▶ _Directions for this task_:
Those lines of the following listing which contain the string "aligned" should be returned.

▶ _Data records_:
______________________________
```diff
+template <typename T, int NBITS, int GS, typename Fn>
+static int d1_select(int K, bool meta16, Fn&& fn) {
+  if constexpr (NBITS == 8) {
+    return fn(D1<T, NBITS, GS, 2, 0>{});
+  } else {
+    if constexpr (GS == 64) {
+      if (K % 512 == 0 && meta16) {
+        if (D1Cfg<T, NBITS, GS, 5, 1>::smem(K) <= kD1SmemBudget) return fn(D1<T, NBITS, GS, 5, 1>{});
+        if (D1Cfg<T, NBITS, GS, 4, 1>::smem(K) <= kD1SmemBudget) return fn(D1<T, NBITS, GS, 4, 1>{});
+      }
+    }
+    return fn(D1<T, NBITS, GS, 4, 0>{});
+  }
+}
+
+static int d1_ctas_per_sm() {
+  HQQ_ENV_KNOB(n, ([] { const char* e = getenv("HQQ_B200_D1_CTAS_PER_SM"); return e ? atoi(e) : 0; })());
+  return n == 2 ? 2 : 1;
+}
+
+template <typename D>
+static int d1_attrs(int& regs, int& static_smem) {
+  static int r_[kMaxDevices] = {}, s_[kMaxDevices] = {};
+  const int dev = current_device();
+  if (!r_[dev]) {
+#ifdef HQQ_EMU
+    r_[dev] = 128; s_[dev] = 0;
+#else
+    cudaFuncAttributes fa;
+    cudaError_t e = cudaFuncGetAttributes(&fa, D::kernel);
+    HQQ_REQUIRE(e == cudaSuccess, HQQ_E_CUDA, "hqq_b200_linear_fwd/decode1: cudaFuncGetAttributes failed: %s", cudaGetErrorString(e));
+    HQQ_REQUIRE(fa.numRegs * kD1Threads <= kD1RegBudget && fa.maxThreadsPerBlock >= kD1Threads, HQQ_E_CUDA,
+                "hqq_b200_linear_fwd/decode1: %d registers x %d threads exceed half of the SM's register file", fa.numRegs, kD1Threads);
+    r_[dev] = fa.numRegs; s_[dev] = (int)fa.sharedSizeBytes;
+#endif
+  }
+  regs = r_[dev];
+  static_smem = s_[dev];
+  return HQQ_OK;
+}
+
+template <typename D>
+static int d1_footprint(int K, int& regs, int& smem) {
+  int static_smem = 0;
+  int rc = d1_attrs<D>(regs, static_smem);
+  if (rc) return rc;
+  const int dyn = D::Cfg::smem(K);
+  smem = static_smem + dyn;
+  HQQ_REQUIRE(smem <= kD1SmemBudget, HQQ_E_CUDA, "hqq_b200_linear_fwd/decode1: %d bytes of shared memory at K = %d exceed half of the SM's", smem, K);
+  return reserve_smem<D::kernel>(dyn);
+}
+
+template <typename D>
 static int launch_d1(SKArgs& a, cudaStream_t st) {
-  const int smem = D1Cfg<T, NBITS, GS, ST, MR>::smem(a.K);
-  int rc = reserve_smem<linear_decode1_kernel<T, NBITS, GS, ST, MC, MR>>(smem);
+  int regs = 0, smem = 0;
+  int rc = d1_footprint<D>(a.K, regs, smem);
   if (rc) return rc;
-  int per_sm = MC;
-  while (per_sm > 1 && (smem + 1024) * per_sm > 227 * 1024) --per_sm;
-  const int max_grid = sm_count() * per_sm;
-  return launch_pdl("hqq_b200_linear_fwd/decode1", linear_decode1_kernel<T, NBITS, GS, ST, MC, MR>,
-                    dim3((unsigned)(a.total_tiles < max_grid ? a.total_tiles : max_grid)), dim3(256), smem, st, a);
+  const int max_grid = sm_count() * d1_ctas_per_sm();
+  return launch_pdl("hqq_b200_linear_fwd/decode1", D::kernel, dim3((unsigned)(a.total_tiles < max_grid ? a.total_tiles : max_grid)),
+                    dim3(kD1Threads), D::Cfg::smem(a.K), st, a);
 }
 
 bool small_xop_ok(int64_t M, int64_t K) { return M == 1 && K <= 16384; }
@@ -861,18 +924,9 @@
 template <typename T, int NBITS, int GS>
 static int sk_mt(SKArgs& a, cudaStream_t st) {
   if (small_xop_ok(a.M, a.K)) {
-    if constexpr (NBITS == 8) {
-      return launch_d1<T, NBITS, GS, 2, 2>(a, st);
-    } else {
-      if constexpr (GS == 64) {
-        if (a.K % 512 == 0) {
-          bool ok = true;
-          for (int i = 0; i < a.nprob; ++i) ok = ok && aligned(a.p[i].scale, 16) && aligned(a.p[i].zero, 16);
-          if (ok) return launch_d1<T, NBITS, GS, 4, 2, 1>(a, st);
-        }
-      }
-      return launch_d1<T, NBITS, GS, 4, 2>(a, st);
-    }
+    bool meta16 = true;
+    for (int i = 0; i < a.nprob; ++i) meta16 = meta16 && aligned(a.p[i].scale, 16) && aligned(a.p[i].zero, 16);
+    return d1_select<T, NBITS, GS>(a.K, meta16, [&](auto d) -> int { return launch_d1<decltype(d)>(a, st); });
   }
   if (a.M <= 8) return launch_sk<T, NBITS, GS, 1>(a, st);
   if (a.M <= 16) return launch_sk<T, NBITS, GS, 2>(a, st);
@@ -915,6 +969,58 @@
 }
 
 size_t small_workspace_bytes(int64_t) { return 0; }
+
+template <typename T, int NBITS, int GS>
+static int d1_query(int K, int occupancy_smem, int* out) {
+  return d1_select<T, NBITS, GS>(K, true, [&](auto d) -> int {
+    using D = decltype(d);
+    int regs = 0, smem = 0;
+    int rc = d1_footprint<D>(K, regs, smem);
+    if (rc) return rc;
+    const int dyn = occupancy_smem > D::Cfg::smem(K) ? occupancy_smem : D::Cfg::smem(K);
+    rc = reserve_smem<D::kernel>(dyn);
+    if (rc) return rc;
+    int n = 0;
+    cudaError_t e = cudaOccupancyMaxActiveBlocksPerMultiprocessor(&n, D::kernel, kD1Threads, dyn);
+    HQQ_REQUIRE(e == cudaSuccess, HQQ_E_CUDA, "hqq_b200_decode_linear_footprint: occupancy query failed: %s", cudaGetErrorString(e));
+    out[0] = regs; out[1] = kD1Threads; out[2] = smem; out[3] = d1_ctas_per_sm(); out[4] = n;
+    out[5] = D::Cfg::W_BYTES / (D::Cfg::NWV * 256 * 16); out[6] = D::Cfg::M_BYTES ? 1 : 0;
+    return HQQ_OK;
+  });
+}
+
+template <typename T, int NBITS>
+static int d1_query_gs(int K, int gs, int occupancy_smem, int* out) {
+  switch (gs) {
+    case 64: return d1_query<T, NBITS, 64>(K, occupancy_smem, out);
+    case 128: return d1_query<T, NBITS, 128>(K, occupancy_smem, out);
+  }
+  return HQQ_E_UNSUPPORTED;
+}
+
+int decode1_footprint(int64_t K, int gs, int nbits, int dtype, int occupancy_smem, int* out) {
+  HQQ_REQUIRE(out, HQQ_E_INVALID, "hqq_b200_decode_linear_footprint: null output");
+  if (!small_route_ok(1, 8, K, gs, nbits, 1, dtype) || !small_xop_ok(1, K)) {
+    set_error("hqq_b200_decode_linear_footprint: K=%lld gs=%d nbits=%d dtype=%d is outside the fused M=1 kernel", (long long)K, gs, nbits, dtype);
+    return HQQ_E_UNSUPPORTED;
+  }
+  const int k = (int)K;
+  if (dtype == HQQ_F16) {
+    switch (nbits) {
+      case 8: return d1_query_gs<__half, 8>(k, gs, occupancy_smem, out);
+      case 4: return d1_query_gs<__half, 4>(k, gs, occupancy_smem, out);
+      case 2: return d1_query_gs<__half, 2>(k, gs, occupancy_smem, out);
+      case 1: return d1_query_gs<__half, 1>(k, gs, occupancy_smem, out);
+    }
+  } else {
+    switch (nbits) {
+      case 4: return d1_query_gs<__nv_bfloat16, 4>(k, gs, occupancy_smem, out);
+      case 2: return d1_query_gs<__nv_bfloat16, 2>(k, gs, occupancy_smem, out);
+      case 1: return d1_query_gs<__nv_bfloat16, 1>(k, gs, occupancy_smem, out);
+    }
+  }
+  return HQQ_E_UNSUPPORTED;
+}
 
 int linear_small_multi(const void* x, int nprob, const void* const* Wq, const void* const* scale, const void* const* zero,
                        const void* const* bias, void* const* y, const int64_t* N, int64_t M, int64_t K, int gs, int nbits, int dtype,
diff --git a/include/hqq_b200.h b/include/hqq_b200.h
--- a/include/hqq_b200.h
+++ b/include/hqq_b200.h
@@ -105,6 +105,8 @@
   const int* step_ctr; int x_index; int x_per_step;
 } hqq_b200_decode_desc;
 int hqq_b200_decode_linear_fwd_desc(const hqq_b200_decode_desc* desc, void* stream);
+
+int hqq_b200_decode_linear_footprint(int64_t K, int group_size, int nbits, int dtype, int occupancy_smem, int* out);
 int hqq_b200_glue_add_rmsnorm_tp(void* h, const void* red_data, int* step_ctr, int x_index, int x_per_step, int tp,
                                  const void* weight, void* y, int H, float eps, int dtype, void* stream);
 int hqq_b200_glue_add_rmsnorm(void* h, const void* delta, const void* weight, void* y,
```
______________________________
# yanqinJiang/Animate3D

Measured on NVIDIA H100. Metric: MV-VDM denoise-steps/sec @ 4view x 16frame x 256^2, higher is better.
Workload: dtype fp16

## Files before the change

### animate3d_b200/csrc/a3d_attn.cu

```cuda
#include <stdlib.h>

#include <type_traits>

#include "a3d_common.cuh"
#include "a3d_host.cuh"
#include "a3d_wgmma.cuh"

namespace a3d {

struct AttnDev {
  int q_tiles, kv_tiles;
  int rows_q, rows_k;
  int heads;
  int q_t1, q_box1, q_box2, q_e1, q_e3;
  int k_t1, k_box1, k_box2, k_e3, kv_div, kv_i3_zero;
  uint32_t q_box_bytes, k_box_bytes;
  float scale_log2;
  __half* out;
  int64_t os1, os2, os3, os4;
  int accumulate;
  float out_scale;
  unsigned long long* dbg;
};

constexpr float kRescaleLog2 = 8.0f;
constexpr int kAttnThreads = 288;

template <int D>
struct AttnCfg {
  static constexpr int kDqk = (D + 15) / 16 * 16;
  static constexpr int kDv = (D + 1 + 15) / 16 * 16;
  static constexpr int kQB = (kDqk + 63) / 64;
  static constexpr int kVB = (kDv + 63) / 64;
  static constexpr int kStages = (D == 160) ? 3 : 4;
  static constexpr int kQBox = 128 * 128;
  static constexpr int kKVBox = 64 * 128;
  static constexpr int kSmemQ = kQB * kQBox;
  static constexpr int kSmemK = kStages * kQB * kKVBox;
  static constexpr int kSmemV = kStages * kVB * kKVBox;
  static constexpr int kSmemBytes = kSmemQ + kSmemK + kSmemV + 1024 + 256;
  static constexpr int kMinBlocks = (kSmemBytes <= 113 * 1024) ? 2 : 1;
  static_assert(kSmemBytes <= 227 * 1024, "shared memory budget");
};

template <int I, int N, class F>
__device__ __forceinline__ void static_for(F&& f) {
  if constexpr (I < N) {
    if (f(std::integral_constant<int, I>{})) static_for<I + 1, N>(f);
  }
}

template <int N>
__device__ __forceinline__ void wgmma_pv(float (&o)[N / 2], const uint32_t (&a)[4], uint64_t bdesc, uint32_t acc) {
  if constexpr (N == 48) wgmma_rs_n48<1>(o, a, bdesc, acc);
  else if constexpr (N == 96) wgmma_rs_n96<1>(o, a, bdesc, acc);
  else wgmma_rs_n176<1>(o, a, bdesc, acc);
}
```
______________________________
▶ _Task result_:
-          for (int i = 0; i < a.nprob; ++i) ok = ok && aligned(a.p[i].scale, 16) && aligned(a.p[i].zero, 16);
+    for (int i = 0; i < a.nprob; ++i) meta16 = meta16 && aligned(a.p[i].scale, 16) && aligned(a.p[i].zero, 16);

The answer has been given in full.